Army has lifted the precautionary suspension of flying operations for the CH-47D Chinook helicopter.
The suspension was put in place on 30 September following the identification of possible issues relating to the operation of the aircraft’s Advanced Flight Control System (AFCS) in certain flight conditions.
Chief of Army Lieutenant General David Morrison, as the Army Operational Airworthiness Authority (OAA), has lifted the precautionary suspension following airworthiness advice from the Technical Airworthiness Authority (TAA).
Director General Aviation Brigadier Neil Turton said the OAA has authorized flying operations to resume following a thorough investigation and consultation with experts from the US Army and Boeing.
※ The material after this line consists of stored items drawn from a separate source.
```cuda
__host__ __device__ __forceinline__ int pow2_exp(float maxv) {
  uint32_t bits;
#ifdef __CUDA_ARCH__
  bits = __float_as_uint(maxv);
#else
  memcpy(&bits, &maxv, 4);
#endif
  const int ef = (int)((bits >> 23) & 0xFF);
  const uint32_t mant = bits & 0x7FFFFFu;
#ifdef __CUDA_ARCH__
  const int sub = (31 - __clz(mant | 1u)) - 148;
#else
  const int sub = (31 - __builtin_clz(mant | 1u)) - 148;
#endif
// ... 134 lines not shown
  const uint16_t* bias = reinterpret_cast<const uint16_t*>(p.bias);
  const bool bias_vec = (reinterpret_cast<uintptr_t>(bias) & 3) == 0;
  const int ce[2] = {0, 0};
#pragma unroll
  for (int j = 0; j < BN / 8; j++) {
    const int col = col0 + 8 * j;
    float b[2] = {-0.f, -0.f};
    if (bias != nullptr && col < p.N) {
      uint32_t h;
      if (bias_vec && col + 1 < p.N) h = __ldg(reinterpret_cast<const unsigned int*>(bias + col));
      else h = (uint32_t)__ldg(reinterpret_cast<const unsigned short*>(bias + col)) |
               (col + 1 < p.N ? (uint32_t)__ldg(reinterpret_cast<const unsigned short*>(bias + col + 1)) << 16 : 0u);
      b[0] = c16_to_f32<Bias16>(h & 0xFFFFu);
      b[1] = c16_to_f32<Bias16>(h >> 16);
    }
#pragma unroll
    for (int h = 0; h < 2; h++)
      store_pair<OutT, float, ACT>(p, row0 + 8 * h, col, acc[4 * j + 2 * h], acc[4 * j + 2 * h + 1], fold, false, al, be,
                                   0, ce, 0.f, 0.f, b[0], b[1]);
  }
}

template <int KIND, int BN, int STAGES, typename OutT, class Prod, int A_ROW_BYTES, int AL = LAYOUT_K,
          int BL = KindTraits<KIND>::B_LAYOUT, bool EPI = false>
__global__ void __launch_bounds__((TcConfig<KIND, BN, STAGES, Prod, A_ROW_BYTES, AL, BL>::THREADS), 1)
gemm_tc_kernel(const __grid_constant__ CUtensorMap tmA, const __grid_constant__ CUtensorMap tmB,
               const TcParams p) {
  using Cfg = TcConfig<KIND, BN, STAGES, Prod, A_ROW_BYTES, AL, BL>;
  using MMA = typename Cfg::MMA;
  using Acc = typename MMA::Acc;
  static_assert(!EPI || (KindTraits<KIND>::ELEM == 2 && !Cfg::REGACC &&
                         (std::is_same<OutT, float>::value || OutBytes<OutT>::V == 2)),
                "bias / activation epilogue: 16-bit single-plane kinds with fp32 or 16-bit C");

  extern __shared__ uint8_t smem_raw[];
  const uint32_t smem_base = (smem_u32(smem_raw) + 1023u) & ~1023u;
  const uint32_t sA = smem_base;
  const uint32_t sB = sA + STAGES * Cfg::A_STAGE;
  const uint32_t bar_full = sB + STAGES * Cfg::B_STAGE;
  const uint32_t bar_empty = bar_full + 8 * STAGES;

  const int warp = threadIdx.x >> 5;
  const int lane = threadIdx.x & 31;
  if (threadIdx.x == 0) {
    tma_prefetch_desc(&tmA);
    tma_prefetch_desc(&tmB);
    for (int i = 0; i < STAGES; i++) {
      mbar_init(bar_full + 8 * i, 1);
      mbar_init(bar_empty + 8 * i, Cfg::CONSUMERS);
    }
    fence_barrier_init();
  }
  __syncthreads();
  griddep_launch();
  griddep_wait();

  const int num_tiles = p.tiles_m * p.tiles_n;
  const int num_items = p.full_tiles + (num_tiles - p.full_tiles) * p.split;
  const int num_kb = (p.K + Cfg::BK - 1) / Cfg::BK;

  if (warp < 4) {
    setmaxnreg_dec<40>();
    if (warp == 0 && lane == 0) {
      int s = 0;
      uint32_t ph = 0;
      for (int w = blockIdx.x; w < num_items; w += gridDim.x) {
        const WorkItem it = work_item(w, p, num_kb);
        int mb, nb;
        tile_coords(it.tile, p.tiles_m, p.tiles_n, p.group_m, mb, nb);
        const int m0 = mb * Cfg::BM, n0 = nb * BN;
        for (int kb = it.kb0; kb < it.kb1; kb++) {
          mbar_wait(bar_empty + 8 * s, ph ^ 1);
          const uint32_t full = bar_full + 8 * s;
          mbar_arrive_expect_tx(full, Cfg::STAGE_BYTES);
          if constexpr (Cfg::A_MN) {
#pragma unroll
            for (int pa = 0; pa < Prod::NPA; pa++)
#pragma unroll
              for (int j = 0; j < Cfg::A_BOXES; j++)
                tma_load_2d(sA + s * Cfg::A_STAGE + pa * Cfg::A_PLANE + j * Cfg::MN_BOX_BYTES, &tmA, full,
                            m0 + j * Cfg::MN_BOX_COLS, pa * p.a_plane_rows + kb * Cfg::BK);
          } else {
#pragma unroll
            for (int pa = 0; pa < Prod::NPA; pa++)
              tma_load_2d(sA + s * Cfg::A_STAGE + pa * Cfg::A_PLANE, &tmA, full, kb * Cfg::BK, pa * p.a_plane_rows + m0);
          }
          if constexpr (!Cfg::B_MN) {
            if constexpr (Prod::NPB == 1) {
              tma_load_2d(sB + s * Cfg::B_STAGE, &tmB, full, kb * Cfg::BK, n0);
            } else {
#pragma unroll
              for (int pb = 0; pb < Prod::NPB; pb++)
                tma_load_2d(sB + s * Cfg::B_STAGE + pb * Cfg::B_PLANE, &tmB, full, kb * Cfg::BK, pb * p.b_plane_rows + n0);
            }
          } else {
#pragma unroll
            for (int pb = 0; pb < Prod::NPB; pb++)
#pragma unroll
              for (int j = 0; j < Cfg::B_BOXES; j++)
                tma_load_2d(sB + s * Cfg::B_STAGE + pb * Cfg::B_PLANE + j * Cfg::B_BOX_BYTES, &tmB, full,
                            n0 + j * Cfg::B_BOX_COLS, pb * p.b_plane_rows + kb * Cfg::BK);
          }
          if (++s == STAGES) { s = 0; ph ^= 1; }
        }
      }
    }
  } else {
    setmaxnreg_inc<232>();
    const int cw = warp / 4 - 1;
    const int ew = warp - 4;
    const bool wg_leader = (threadIdx.x & 127) == 0;
    const uint32_t b_lbo = p.dbg_b_lbo ? (uint32_t)p.dbg_b_lbo : (uint32_t)Cfg::B_BOX_BYTES;
    const uint32_t b_sbo = p.dbg_b_sbo ? (uint32_t)p.dbg_b_sbo : 1024u;
    int s = 0;
    uint32_t ph = 0;
    Acc acc[Cfg::ACC];
    float sum[Cfg::REGACC ? Cfg::ACC : 1];
    for (int w = blockIdx.x; w < num_items; w += gridDim.x) {
      const WorkItem it = work_item(w, p, num_kb);
      int mb, nb;
      tile_coords(it.tile, p.tiles_m, p.tiles_n, p.group_m, mb, nb);
      const int m0 = mb * Cfg::BM, n0 = nb * BN;
      const int chunk = Cfg::REGACC ? p.chunk_kb : it.kb1 - it.kb0;
      for (int c0 = it.kb0; c0 < it.kb1; c0 += chunk) {
        const int c1 = min(c0 + chunk, it.kb1);
        int prev = -1;
        for (int kb = c0; kb < c1; kb++) {
          mbar_wait(bar_full + 8 * s, ph);
          const uint32_t a0 = sA + s * Cfg::A_STAGE + cw * Cfg::A_WG;
          const uint32_t b0 = sB + s * Cfg::B_STAGE;
          wgmma_fence();
#pragma unroll
          for (int pr = 0; pr < Prod::N; pr++) {
#pragma unroll
            for (int k = 0; k < Cfg::MMAS_PER_STAGE; k++) {
              uint64_t ad, bd;
              if constexpr (Cfg::A_MN)
                ad = make_sdesc(a0 + Prod::ia(pr) * Cfg::A_PLANE + k * Cfg::A_KADV, Cfg::MN_BOX_BYTES, 1024, SWZ_128B);
              else
                ad = make_sdesc(a0 + Prod::ia(pr) * Cfg::A_PLANE + k * Cfg::A_KADV, 16, Cfg::A_SBO, Cfg::A_SWZ);
              if constexpr (Cfg::B_MN)
                bd = make_sdesc(b0 + Prod::ib(pr) * Cfg::B_PLANE + k * Cfg::B_KADV, b_lbo, b_sbo, SWZ_128B);
              else if constexpr (Prod::NPB == 1)
                bd = make_sdesc(b0 + k * Cfg::B_KADV, 16, Cfg::A_SBO, Cfg::A_SWZ);
              else
                bd = make_sdesc(b0 + Prod::ib(pr) * Cfg::B_PLANE + k * Cfg::B_KADV, 16, Cfg::A_SBO, Cfg::A_SWZ);
              MMA::mma(acc, ad, bd, ((kb - c0) | k | pr) != 0 ? 1u : 0u);
            }
          }
          wgmma_commit();
          wgmma_wait<1>();
          if (prev >= 0 && wg_leader) mbar_arrive(bar_empty + 8 * prev);
          prev = s;
          if (++s == STAGES) { s = 0; ph ^= 1; }
        }
        wgmma_wait<0>();
        wgmma_fence_regs(acc);
        if (prev >= 0 && wg_leader) mbar_arrive(bar_empty + 8 * prev);
        if constexpr (Cfg::REGACC) {
#pragma unroll
          for (int i = 0; i < Cfg::ACC; i++) sum[i] = c0 == it.kb0 ? acc[i] : __fadd_rn(sum[i], acc[i]);
        }
      }

      int* flag = p.flags + (it.tile - p.full_tiles) * Cfg::EPI_WARPS + ew;
      if (it.part > 0) {
        if (lane == 0) {
          const long long t0 = clock64();
          while (true) {
            int v;
            asm volatile("ld.acquire.gpu.global.s32 %0, [%1];" : "=r"(v) : "l"(flag) : "memory");
            if (v == it.part) break;
            if (clock64() - t0 > 4000000000LL) { asm volatile("trap;"); }
          }
        }
        __syncwarp();
      }
      const bool fold = p.accumulate != 0 || it.part > 0 || (p.axpby && p.beta != 0.f);
      const float al = p.axpby ? p.alpha : 1.f;
      const float be = (p.axpby && it.part == 0) ? p.beta : 1.f;
      const int row0 = m0 + ew * 16 + (lane >> 2);
      const int col0 = n0 + 2 * (lane & 3);
      int re[2] = {0, 0};
      float sc[2] = {0.f, 0.f}, bi[2] = {0.f, 0.f};
#pragma unroll
      for (int h = 0; h < 2; h++) {
        const int row = row0 + 8 * h;
        if (row < p.M) {
// ... 23 lines not shown
              if (col + e < p.N) ce[e] = pow2_exp(__ldg(p.col_max + col + e));
          }
#pragma unroll
          for (int h = 0; h < 2; h++) {
            if constexpr (Cfg::REGACC)
              store_pair<OutT>(p, row0 + 8 * h, col, sum[4 * j + 2 * h], sum[4 * j + 2 * h + 1], fold, it.part > 0, al, be,
                               re[h], ce, sc[h], bi[h]);
            else
              store_pair<OutT>(p, row0 + 8 * h, col, acc[4 * j + 2 * h], acc[4 * j + 2 * h + 1], fold, it.part > 0, al,
                               be, re[h], ce, sc[h], bi[h]);
          }
        }
      }
      if (w >= p.full_tiles && p.split > 1) {
        __threadfence();
        __syncwarp();
        if (lane == 0) {
          const int nv = it.part + 1 == p.split ? 0 : it.part + 1;
          asm volatile("st.release.gpu.global.s32 [%0], %1;" ::"l"(flag), "r"(nv) : "memory");
        }
      }
    }
  }
}

struct StackEntry {
  int tile0, tiles_m;
  int a_row, a_entry;
  int b_entry;
  int M;
  long long c_off;
  int k0, k_len;
  int entry;
};
template <int STACK>
__device__ __forceinline__ StackEntry stack_entry(int tile, const TcParams& p, const TcStack& st, const int* grp_end,
                                                  const int* grp_tile) {
  StackEntry se;
  int e;
  if constexpr (STACK == STACK_GROUP) {
    e = group_of(grp_tile, st.count, tile / p.tiles_n);
    se.tile0 = grp_tile[e] * p.tiles_n;
    se.tiles_m = grp_tile[e + 1] - grp_tile[e];
    se.a_row = grp_end[e];
    se.M = grp_end[e + 1] - grp_end[e];
    se.c_off = (long long)grp_end[e] * p.ldc;
// ... 1068 lines not shown
```

how-to-optimize-gemm_b200/csrc/ptx.cuh:

```cuda
#pragma once
#include <cuda.h>
#include <cuda_runtime.h>
#include <math.h>
#include <stdint.h>

namespace b200 {

__device__ __forceinline__ uint32_t smem_u32(const void* p) {
  return static_cast<uint32_t>(__cvta_generic_to_shared(p));
}

__device__ __forceinline__ void mbar_init(uint32_t bar, uint32_t count) {
  asm volatile("mbarrier.init.shared::cta.b64 [%0], %1;" ::"r"(bar), "r"(count) : "memory");
}
__device__ __forceinline__ void fence_barrier_init() {
  asm volatile("fence.mbarrier_init.release.cluster;" ::: "memory");
}
__device__ __forceinline__ void fence_proxy_async() {
  asm volatile("fence.proxy.async.shared::cta;" ::: "memory");
}
__device__ __forceinline__ void mbar_arrive_expect_tx(uint32_t bar, uint32_t bytes) {
  asm volatile("mbarrier.arrive.expect_tx.shared::cta.b64 _, [%0], %1;" ::"r"(bar), "r"(bytes)
               : "memory");
}
__device__ __forceinline__ void mbar_arrive(uint32_t bar) {
  asm volatile("mbarrier.arrive.shared::cta.b64 _, [%0];" ::"r"(bar) : "memory");
}
__device__ __forceinline__ bool mbar_try_wait(uint32_t bar, uint32_t parity) {
  uint32_t ok;
  asm volatile(
      "{\n\t.reg .pred p;\n\t"
      "mbarrier.try_wait.parity.shared::cta.b64 p, [%1], %2;\n\t"
      "selp.u32 %0, 1, 0, p;\n\t}"
      : "=r"(ok)
      : "r"(bar), "r"(parity)
      : "memory");
  return ok != 0;
}
__device__ __forceinline__ void mbar_wait(uint32_t bar, uint32_t parity) {
  if (mbar_try_wait(bar, parity)) return;
  const long long t0 = clock64();
  while (!mbar_try_wait(bar, parity)) {
    if (clock64() - t0 > 4000000000LL) { asm volatile("trap;"); }
  }
}

__device__ __forceinline__ void tma_prefetch_desc(const CUtensorMap* m) {
  asm volatile("prefetch.tensormap [%0];" ::"l"(reinterpret_cast<uint64_t>(m)) : "memory");
}
__device__ __forceinline__ void tma_load_2d(uint32_t dst_smem, const CUtensorMap* m, uint32_t bar,
                                            int c0, int c1) {
  asm volatile(
      "cp.async.bulk.tensor.2d.shared::cluster.global.tile.mbarrier::complete_tx::bytes "
      "[%0], [%1, {%3, %4}], [%2];"
      ::"r"(dst_smem), "l"(reinterpret_cast<uint64_t>(m)), "r"(bar), "r"(c0), "r"(c1)
      : "memory");
}
__device__ __forceinline__ void tma_load_3d(uint32_t dst_smem, const CUtensorMap* m, uint32_t bar,
                                            int c0, int c1, int c2) {
  asm volatile(
      "cp.async.bulk.tensor.3d.shared::cluster.global.tile.mbarrier::complete_tx::bytes "
      "[%0], [%1, {%3, %4, %5}], [%2];"
      ::"r"(dst_smem), "l"(reinterpret_cast<uint64_t>(m)), "r"(bar), "r"(c0), "r"(c1), "r"(c2)
      : "memory");
}
__device__ __forceinline__ void tma_load_2d_hint(uint32_t dst_smem, const CUtensorMap* m,
                                                 uint32_t bar, int c0, int c1, uint64_t policy) {
  asm volatile(
      "cp.async.bulk.tensor.2d.shared::cluster.global.tile.mbarrier::complete_tx::bytes"
      ".L2::cache_hint [%0], [%1, {%3, %4}], [%2], %5;"
      ::"r"(dst_smem), "l"(reinterpret_cast<uint64_t>(m)), "r"(bar), "r"(c0), "r"(c1), "l"(policy)
      : "memory");
}

enum MmaKind { KIND_F16 = 0 , KIND_TF32 = 1, KIND_I8 = 2, KIND_FP16 = 3 ,
               KIND_E4M3 = 4 , KIND_E4M3E5M2 = 5 , KIND_E5M2E4M3 = 6  };
enum Swz { SWZ_128B = 1, SWZ_64B = 2 };
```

“Through thorough investigation and consultation with Boeing and the US Army – the largest operator of the CH-47D Chinook – we established there are no issues with the aircraft AFCS,” Brigadier Turton said.
“The CH-47D suspension that was put in place has now been lifted and all flying operations have now resumed.
“The precautionary suspension was imposed to ensure safety and is consistent with Army Operation Airworthiness procedures.”
The Australian Army operates five CH-47D Chinook aircraft. Of the five aircraft, two are deployed to Afghanistan, one is deployed to Papua New Guinea, one is on Horn Island and the remaining aircraft is in Townsville where the Chinook fleet is based.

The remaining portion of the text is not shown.